__Exercise details__: Pull each line holding "void" out of the entries below.

__Data listing__:
# comprna/riser

Measured on AMD Instinct MI355X. Metric: signal chunks classified/sec (RNA004 4 s chunks, batch=512), higher is better.
Workload: dtype f32; 1 GPU; mRNA RNA004 model, batch=512 x 16000-sample (4 s) int16 chunks resident in HBM, MAD-normalise + 12-layer ConvNet forward + softmax, f32; conv_algorithm=winograd_f23_f43_fp32, batch_per_call=512, chunk_samples=16000

## Files before the change

riser_amd/csrc/conv_stream_f32.hip:

```cpp
#include "conv_wino_device.hpp"

#include <stdlib.h>

#include <algorithm>
#include <utility>

#ifndef RS_SF32_BLOCKS
#define RS_SF32_BLOCKS 2
#endif
#ifndef RS_SF32_WAVES
#define RS_SF32_WAVES 3
#endif

namespace rs {
namespace {

constexpr int kWaves = 4;
constexpr int KQ = 5;

struct StreamF32Args {
    const float* xs;
    const float* w0;
    const float* w;
    const float* bias;
    float* y;
    const int32_t* len;
    unsigned xs_bytes, y_bytes;
    int c0;
    int P2;
    int rows_out;
    int n_reads;
    int cp_out;
    int n_sub;
    int sub_per_wave;
};

template <int NT>
__global__ __launch_bounds__(kWaves * 64, RS_SF32_BLOCKS) void conv_stream_f32_kernel(const StreamF32Args a) {
    const int lane = threadIdx.x & 63;
    const int wave = __builtin_amdgcn_readfirstlane(threadIdx.x >> 6);
    const int r = lane & 15, kq = lane >> 4;
    const int gw = blockIdx.x * kWaves + wave;
    const int u0 = gw * a.sub_per_wave;
    const int u1 = min(u0 + a.sub_per_wave, a.n_sub);
    if (u0 >= u1) return;

    const __amdgpu_buffer_rsrc_t rs_x = buffer_rsrc(a.xs - 4, a.xs_bytes + 16u), rs_y = buffer_rsrc(a.y, a.y_bytes);
    const const_len_ptr clen = as_const_len(a.len);

    float uf[4][KQ][NT];
#pragma unroll
    for (int comp = 0; comp < 4; ++comp)
#pragma unroll
        for (int st = 0; st < KQ; ++st)
#pragma unroll
            for (int j = 0; j < NT; ++j) uf[comp][st][j] = a.w[(size_t)(16 * j + r) * 80 + comp * 20 + 4 * st + kq];
    f32x4 w0r[KQ];
#pragma unroll
    for (int st = 0; st < KQ; ++st) {
        const int ch = 4 * st + kq;
        w0r[st] = ch < a.c0 ? *reinterpret_cast<const f32x4*>(a.w0 + 4 * ch) : (f32x4){0.f, 0.f, 0.f, 0.f};
    }
    f32x4 bias[NT];
#pragma unroll
    for (int j = 0; j < NT; ++j) bias[j] = *reinterpret_cast<const f32x4*>(a.bias + 16 * j + 4 * kq);

    struct SubInfo {
        int t0, b, len0, len1, lenm;
    };
    auto sub_info = [&](int u) {
        SubInfo si;
        const int g0 = 16 * u;
        si.b = g0 / a.P2;
        si.t0 = g0 - si.b * a.P2;
        si.len0 = si.b < a.n_reads ? clen[si.b] : 0;
        si.len1 = si.b + 1 < a.n_reads ? clen[si.b + 1] : 0;
        si.lenm = (si.b >= 1 && si.b - 1 < a.n_reads) ? clen[si.b - 1] : 0;
        return si;
    };
    auto advance = [&](SubInfo& si) {
        si.t0 += 16;
        if (si.t0 >= a.P2) {
            si.t0 -= a.P2;
            ++si.b;
            si.lenm = si.len0;
            si.len0 = si.len1;
            si.len1 = si.b + 1 < a.n_reads ? clen[si.b + 1] : 0;
        }
    };

    constexpr int D = 2;
    u32x4 pre[D][3];
    auto issue_load = [&](int u, u32x4 (&dst)[3]) {
        const int T = 16 * u + r;
        const unsigned off = T < a.rows_out ? (unsigned)(4 * T - 3 + 4) * 4u : kOob;
#pragma unroll
        for (int k = 0; k < 3; ++k) dst[k] = __builtin_amdgcn_raw_buffer_load_b128(rs_x, off == kOob ? kOob : off + 16u * k, 0, 0);
    };

    auto step = [&](int u, const u32x4 (&raw)[3], const SubInfo& si) {
        if (si.t0 >= (si.len0 >> 2) && si.t0 + 16 <= a.P2) {
            const unsigned rowoff = (unsigned)(16 * u + r) * (unsigned)(a.cp_out * 4);
#pragma unroll
            for (int j = 0; j < NT; ++j) {
                const int col = 16 * j + 4 * kq;
                __builtin_amdgcn_raw_buffer_store_b128((u32x4){0u, 0u, 0u, 0u}, rs_y,
                                                       col < a.cp_out ? rowoff + (unsigned)col * 4u : kOob, 0, 0);
            }
            return;
        }
        const int L1a = si.len0 >> 1;
        const bool fast = si.t0 >= 1 && 2 * si.t0 + 32 < L1a;
        const int tt = si.t0 + r;
        const bool hi = tt >= a.P2;
        const int t = hi ? tt - a.P2 : tt;
        const int L1 = (hi ? si.len1 : si.len0) >> 1;
        const f32x4 xa = __builtin_bit_cast(f32x4, raw[0]), xb = __builtin_bit_cast(f32x4, raw[1]),
                    xc = __builtin_bit_cast(f32x4, raw[2]);
        const float xs_[12] = {xa[0], xa[1], xa[2], xa[3], xb[0], xb[1], xb[2], xb[3], xc[0], xc[1], xc[2], xc[3]};
        const int P1 = 2 * a.P2;
        const int Lprev = (hi ? si.len0 : si.lenm) >> 1, Lnext = hi ? 0 : si.len1 >> 1;
        bool vk[4];
#pragma unroll
        for (int k = 0; k < 4; ++k) {
            const int row = 2 * t - 1 + k;
            vk[k] = fast || (row < 0 ? Lprev >= P1 : row >= P1 ? row - P1 < Lnext : row < L1);
        }

        f32x4 acc[NT][4];
#pragma unroll
        for (int j = 0; j < NT; ++j)
#pragma unroll
            for (int c = 0; c < 4; ++c) acc[j][c] = (f32x4){0.f, 0.f, 0.f, 0.f};
        static_for<KQ>([&](auto ST) {
            constexpr int st = decltype(ST)::value;
            float d[4];
#pragma unroll
            for (int k = 0; k < 4; ++k) {
                const float e = fmaf(w0r[st][2], xs_[2 * k + 2], fmaf(w0r[st][1], xs_[2 * k + 1], fmaf(w0r[st][0], xs_[2 * k], w0r[st][3])));
                const float f = fmaf(w0r[st][2], xs_[2 * k + 3], fmaf(w0r[st][1], xs_[2 * k + 2], fmaf(w0r[st][0], xs_[2 * k + 1], w0r[st][3])));
                d[k] = vk[k] ? fmaxf(fmaxf(e, f), 0.0f) : 0.0f;
            }
            float v[4];
            wino_input_transform<2>(v, d);

#pragma unroll
            for (int c = 0; c < 4; ++c)
#pragma unroll
                for (int j = 0; j < NT; ++j)
                    acc[j][c] = __builtin_amdgcn_mfma_f32_16x16x4f32(uf[c][st][j], v[c], acc[j][c], 0, 0, 0);
        });

        const bool valid = t < (L1 >> 1);
        const unsigned rowoff = (unsigned)(16 * u + r) * (unsigned)(a.cp_out * 4);
#pragma unroll
        for (int j = 0; j < NT; ++j) {
            f32x4 o;
#pragma unroll
            for (int q = 0; q < 4; ++q) {
                float m[4], p[1];
#pragma unroll
                for (int k = 0; k < 4; ++k) m[k] = acc[j][k][q];
                wino_output_pool<2>(p, m);
                o[q] = valid ? fmaxf(p[0] + bias[j][q], 0.0f) : 0.0f;
            }
            const int col = 16 * j + 4 * kq;
            __builtin_amdgcn_raw_buffer_store_b128(__builtin_bit_cast(u32x4, o), rs_y,
                                                   col < a.cp_out ? rowoff + (unsigned)col * 4u : kOob, 0, 0);
        }
    };

    issue_load(u0, pre[0]);
    issue_load(u0 + 1, pre[1]);
    SubInfo si = sub_info(u0);
    for (int u = u0; u < u1; u += D) {
        static_for<D>([&](auto K) {
            constexpr int k = decltype(K)::value;
            if (u + k < u1) {
                u32x4 cur[3] = {pre[k][0], pre[k][1], pre[k][2]};
                issue_load(u + k + D, pre[k]);
                step(u + k, cur, si);
                advance(si);
            }
        });
    }
}

using KernelFn = void (*)(const StreamF32Args);

}

bool conv_stream_f32_ok(const ConvLayerDev& L1, int c0, int P_in1) {
    return L1.wino_m == 2 && L1.cp_in == 20 && c0 <= 20 && L1.plan.kc == 20 && L1.plan.nch == 1 && L1.c_out <= 32 &&
           P_in1 >= 64 && !L1.hooks->no_stream_f32;
}

int launch_conv_stream_f32(const ConvLayerDev& L1, const float* d_xs, const float* d_w0, int c0, float* d_y,
                           const int32_t* d_len, int B, int P_in1, int num_cu, hipStream_t st) {
    const int P2 = P_in1 / 2;
    const int64_t rows_out = (int64_t)B * P2;
    const int64_t sb = rows_out * 4 * 4, yb = rows_out * L1.cp_out * 4;
    if (sb >= 0x80000000LL || yb >= 0x80000000LL) {
        set_error("conv_stream_f32: batch too large for the 2 GiB buffer window, split it");
        return RS_ERR_ARG;
    }
    StreamF32Args a;
    a.xs = d_xs;
    a.w0 = d_w0;
    a.w = static_cast<const float*>(L1.d_w);
    a.bias = L1.d_bias;
    a.y = d_y;
    a.len = d_len;
    a.xs_bytes = (unsigned)sb;
    a.y_bytes = (unsigned)yb;
    a.c0 = c0;
    a.P2 = P2;
    a.rows_out = (int)rows_out;
    a.n_reads = B;
    a.cp_out = L1.cp_out;
    a.n_sub = (int)((rows_out + 15) / 16);
    const int waves = num_cu * RS_SF32_WAVES * kWaves;
    const int simds = num_cu * 4;
    const int floor_run = L1.hooks->sf32_min_run > 0 ? L1.hooks->sf32_min_run : std::min(8, std::max(2, (a.n_sub + simds - 1) / simds));
    a.sub_per_wave = std::max(floor_run, (a.n_sub + waves - 1) / waves);
    const int n_waves = (a.n_sub + a.sub_per_wave - 1) / a.sub_per_wave;
    const int grid = (n_waves + kWaves - 1) / kWaves;
    KernelFn fn = round_up(L1.c_out, 16) / 16 <= 1 ? conv_stream_f32_kernel<1> : conv_stream_f32_kernel<2>;
    hipLaunchKernelGGL(fn, dim3(grid), dim3(kWaves * 64), 0, st, a);
    RS_HIP(hipGetLastError());
    return RS_OK;
}

}
```

Baseline: 286,500 chunks/s.

## Share layer-0 outputs across neighbouring lanes and steps via DPP in stream conv

Each lane now computes only the two layer-0 rows it owns (k=2,3). It obtains rows k=0,1 from the lane to its left through DPP row shifts, or from the previous sub-tile's carried values when consecutive steps are contiguous. This roughly halves the layer-0 FMA work and cuts the per-step global load from three 128-bit loads to one 128-bit plus one 64-bit load. A full load is kept only for the first step of a run or after a dead tile. The step is specialised into four template variants, and a sched_barrier is added per channel group, which increases code size and constrains instruction scheduling.

Measured after the change: 288,100 chunks/s, median of 6. No clear change (+0.5%).

```diff
diff --git a/riser_amd/csrc/conv_stream_f32.hip b/riser_amd/csrc/conv_stream_f32.hip
--- a/riser_amd/csrc/conv_stream_f32.hip
+++ b/riser_amd/csrc/conv_stream_f32.hip
@@ -1,4 +1,5 @@
 #include "conv_wino_device.hpp"
+#include "stream_rows.hpp"
 
 #include <stdlib.h>
 
@@ -17,6 +18,8 @@
 
 constexpr int kWaves = 4;
 constexpr int KQ = 5;
+typedef float f32x2 __attribute__((ext_vector_type(2)));
+typedef unsigned u32x2 __attribute__((ext_vector_type(2)));
 
 struct StreamF32Args {
     const float* xs;
@@ -61,6 +64,7 @@
         const int ch = 4 * st + kq;
         w0r[st] = ch < a.c0 ? *reinterpret_cast<const f32x4*>(a.w0 + 4 * ch) : (f32x4){0.f, 0.f, 0.f, 0.f};
     }
+
     f32x4 bias[NT];
 #pragma unroll
     for (int j = 0; j < NT; ++j) bias[j] = *reinterpret_cast<const f32x4*>(a.bias + 16 * j + 4 * kq);
@@ -90,42 +94,76 @@
     };
 
     constexpr int D = 2;
-    u32x4 pre[D][3];
-    auto issue_load = [&](int u, u32x4 (&dst)[3]) {
+    static_assert(stream_first_load(true) == 1 && stream_first_load(false) == 0, "loads of a sharing step");
+    struct Samples {
+        u32x4 b;
+        u32x2 c;
+    };
+    Samples pre[D];
+    auto load_off = [&](int u) {
         const int T = 16 * u + r;
-        const unsigned off = T < a.rows_out ? (unsigned)(4 * T - 3 + 4) * 4u : kOob;
-#pragma unroll
-        for (int k = 0; k < 3; ++k) dst[k] = __builtin_amdgcn_raw_buffer_load_b128(rs_x, off == kOob ? kOob : off + 16u * k, 0, 0);
-    };
-
-    auto step = [&](int u, const u32x4 (&raw)[3], const SubInfo& si) {
-        if (si.t0 >= (si.len0 >> 2) && si.t0 + 16 <= a.P2) {
-            const unsigned rowoff = (unsigned)(16 * u + r) * (unsigned)(a.cp_out * 4);
-#pragma unroll
-            for (int j = 0; j < NT; ++j) {
-                const int col = 16 * j + 4 * kq;
-                __builtin_amdgcn_raw_buffer_store_b128((u32x4){0u, 0u, 0u, 0u}, rs_y,
-                                                       col < a.cp_out ? rowoff + (unsigned)col * 4u : kOob, 0, 0);
-            }
-            return;
-        }
-        const int L1a = si.len0 >> 1;
-        const bool fast = si.t0 >= 1 && 2 * si.t0 + 32 < L1a;
+        return T < a.rows_out ? (unsigned)(4 * T - 3 + 4) * 4u : kOob;
+    };
+    auto issue_load = [&](int u, Samples& dst) {
+        const unsigned off = load_off(u);
+        dst.b = __builtin_amdgcn_raw_buffer_load_b128(rs_x, off == kOob ? kOob : off + 16u, 0, 0);
+        dst.c = __builtin_amdgcn_raw_buffer_load_b64(rs_x, off == kOob ? kOob : off + 32u, 0, 0);
+    };
+    auto dead = [&](const SubInfo& si) { return si.t0 >= (si.len0 >> 2) && si.t0 + 16 <= a.P2; };
+    auto store_zeros = [&](int u) {
+        const unsigned rowoff = (unsigned)(16 * u + r) * (unsigned)(a.cp_out * 4);
+#pragma unroll
+        for (int j = 0; j < NT; ++j) {
+            const int col = 16 * j + 4 * kq;
+            __builtin_amdgcn_raw_buffer_store_b128((u32x4){0u, 0u, 0u, 0u}, rs_y,
+                                                   col < a.cp_out ? rowoff + (unsigned)col * 4u : kOob, 0, 0);
+        }
+    };
+
+    float carry[KQ][2];
+    static_assert(stream_row_source(1, true, 21, 0).lane == 20 && stream_row_source(1, true, 21, 1).k == 3 &&
+                  stream_row_source(1, true, 16, 0).lane == 31 && stream_row_source(1, true, 16, 0).step == 0 &&
+                  stream_row_source(1, false, 21, 0).lane == 20 && stream_row_source(1, false, 16, 0).lane == 16 &&
+                  stream_row_source(1, false, 16, 1).k == 1 && stream_row_source(1, false, 16, 0).step == 1, "the DPP controls below");
+    const bool last_of_row = r == 15;
+    auto from_left = [&](auto SHARES, float mine, float before) {
+        if constexpr (decltype(SHARES)::value)
+            return __builtin_bit_cast(float, __builtin_amdgcn_update_dpp(0, __builtin_bit_cast(int, last_of_row ? before : mine), 0x121, 0xf, 0xf, true));
+        else
+            return __builtin_bit_cast(float, __builtin_amdgcn_update_dpp(__builtin_bit_cast(int, before), __builtin_bit_cast(int, mine), 0x111, 0xf, 0xf, false));
+    };
+    auto layer0 = [&](int st, float x0, float x1, float x2, float x3, bool ok) {
+        const float e = fmaf(w0r[st][2], x2, fmaf(w0r[st][1], x1, fmaf(w0r[st][0], x0, w0r[st][3])));
+        const float f = fmaf(w0r[st][2], x3, fmaf(w0r[st][1], x2, fmaf(w0r[st][0], x1, w0r[st][3])));
+        return ok ? fmaxf(fmaxf(e, f), 0.0f) : 0.0f;
+    };
+    static_assert(stream_row_first_sample(0) == 0 && stream_row_first_sample(1) == 2 && stream_row_first_sample(2) == 4 &&
+                  stream_row_first_sample(3) == 6, "samples of a row");
+
+    auto step = [&](auto SHARES, auto FAST, int u, const Samples& raw, const SubInfo& si) {
+        constexpr bool shares = decltype(SHARES)::value, fast = decltype(FAST)::value;
         const int tt = si.t0 + r;
         const bool hi = tt >= a.P2;
         const int t = hi ? tt - a.P2 : tt;
         const int L1 = (hi ? si.len1 : si.len0) >> 1;
-        const f32x4 xa = __builtin_bit_cast(f32x4, raw[0]), xb = __builtin_bit_cast(f32x4, raw[1]),
-                    xc = __builtin_bit_cast(f32x4, raw[2]);
-        const float xs_[12] = {xa[0], xa[1], xa[2], xa[3], xb[0], xb[1], xb[2], xb[3], xc[0], xc[1], xc[2], xc[3]};
         const int P1 = 2 * a.P2;
         const int Lprev = (hi ? si.len0 : si.lenm) >> 1, Lnext = hi ? 0 : si.len1 >> 1;
-        bool vk[4];
-#pragma unroll
-        for (int k = 0; k < 4; ++k) {
+        auto row_valid = [&](int k) {
             const int row = 2 * t - 1 + k;
-            vk[k] = fast || (row < 0 ? Lprev >= P1 : row >= P1 ? row - P1 < Lnext : row < L1);
-        }
+            return fast || (row < 0 ? Lprev >= P1 : row >= P1 ? row - P1 < Lnext : row < L1);
+        };
+        const f32x4 xb = __builtin_bit_cast(f32x4, raw.b);
+        const f32x2 xc = __builtin_bit_cast(f32x2, raw.c);
+        if constexpr (!shares) {
+            const f32x4 xa = __builtin_bit_cast(f32x4, __builtin_amdgcn_raw_buffer_load_b128(rs_x, load_off(u), 0, 0));
+            const bool v0 = row_valid(0), v1 = row_valid(1);
+#pragma unroll
+            for (int st = 0; st < KQ; ++st) {
+                carry[st][0] = layer0(st, xa[0], xa[1], xa[2], xa[3], v0);
+                carry[st][1] = layer0(st, xa[2], xa[3], xb[0], xb[1], v1);
+            }
+        }
+        const bool v2 = row_valid(2), v3 = row_valid(3);
 
         f32x4 acc[NT][4];
 #pragma unroll
@@ -135,12 +173,12 @@
         static_for<KQ>([&](auto ST) {
             constexpr int st = decltype(ST)::value;
             float d[4];
-#pragma unroll
-            for (int k = 0; k < 4; ++k) {
-                const float e = fmaf(w0r[st][2], xs_[2 * k + 2], fmaf(w0r[st][1], xs_[2 * k + 1], fmaf(w0r[st][0], xs_[2 * k], w0r[st][3])));
-                const float f = fmaf(w0r[st][2], xs_[2 * k + 3], fmaf(w0r[st][1], xs_[2 * k + 2], fmaf(w0r[st][0], xs_[2 * k + 1], w0r[st][3])));
-                d[k] = vk[k] ? fmaxf(fmaxf(e, f), 0.0f) : 0.0f;
-            }
+            d[2] = layer0(st, xb[0], xb[1], xb[2], xb[3], v2);
+            d[3] = layer0(st, xb[2], xb[3], xc[0], xc[1], v3);
+            d[0] = from_left(SHARES, d[2], carry[st][0]);
+            d[1] = from_left(SHARES, d[3], carry[st][1]);
+            carry[st][0] = d[2];
+            carry[st][1] = d[3];
             float v[4];
             wino_input_transform<2>(v, d);
 
@@ -149,8 +187,8 @@
 #pragma unroll
                 for (int j = 0; j < NT; ++j)
                     acc[j][c] = __builtin_amdgcn_mfma_f32_16x16x4f32(uf[c][st][j], v[c], acc[j][c], 0, 0, 0);
+            __builtin_amdgcn_sched_barrier(0);
         });
-
         const bool valid = t < (L1 >> 1);
         const unsigned rowoff = (unsigned)(16 * u + r) * (unsigned)(a.cp_out * 4);
 #pragma unroll
@@ -173,13 +211,29 @@
     issue_load(u0, pre[0]);
     issue_load(u0 + 1, pre[1]);
     SubInfo si = sub_info(u0);
+    bool first = true, prev_dead = false;
     for (int u = u0; u < u1; u += D) {
         static_for<D>([&](auto K) {
             constexpr int k = decltype(K)::value;
             if (u + k < u1) {
-                u32x4 cur[3] = {pre[k][0], pre[k][1], pre[k][2]};
+                const bool shares = stream_step_shares(first, prev_dead);
+                first = false;
+                prev_dead = dead(si);
+                const Samples cur = pre[k];
                 issue_load(u + k + D, pre[k]);
-                step(u + k, cur, si);
+                if (prev_dead) {
+                    store_zeros(u + k);
+                } else {
+                    const int L1a = si.len0 >> 1;
+                    const bool fast = si.t0 >= 1 && 2 * si.t0 + 32 < L1a;
+                    if (shares) {
+                        if (fast) step(std::true_type{}, std::true_type{}, u + k, cur, si);
+                        else step(std::true_type{}, std::false_type{}, u + k, cur, si);
+                    } else {
+                        if (fast) step(std::false_type{}, std::true_type{}, u + k, cur, si);
+                        else step(std::false_type{}, std::false_type{}, u + k, cur, si);
+                    }
+                }
                 advance(si);
             }
         });
diff --git a/riser_amd/csrc/stream_rows.hpp b/riser_amd/csrc/stream_rows.hpp
--- /dev/null
+++ b/riser_amd/csrc/stream_rows.hpp
@@ -0,0 +1,26 @@
+#pragma once
+
+namespace rs {
+
+struct StreamRowSource {
+    int step;
+    int lane;
+    int k;
+    int row;
+};
+
+constexpr bool stream_step_shares(bool first_of_run, bool prev_dead) { return !first_of_run && !prev_dead; }
+
+constexpr StreamRowSource stream_row_source(int u, bool shares, int lane, int k) {
+    const int r = lane & 15;
+    const int row = 2 * (16 * u + r) - 1 + k;
+    if (k >= 2) return {u, lane, k, row};
+    if (r > 0) return {u, lane - 1, k + 2, row};
+    if (shares) return {u - 1, lane + 15, k + 2, row};
+    return {u, lane, k, row};
+}
+
+constexpr int stream_row_first_sample(int k) { return 2 * k; }
+constexpr int stream_first_load(bool shares) { return stream_row_first_sample(shares ? 2 : 0) / 4; }
+
+}
```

__Exercise output__:
__global__ __launch_bounds__(kWaves * 64, RS_SF32_BLOCKS) void conv_stream_f32_kernel(const StreamF32Args a) {
using KernelFn = void (*)(const StreamF32Args);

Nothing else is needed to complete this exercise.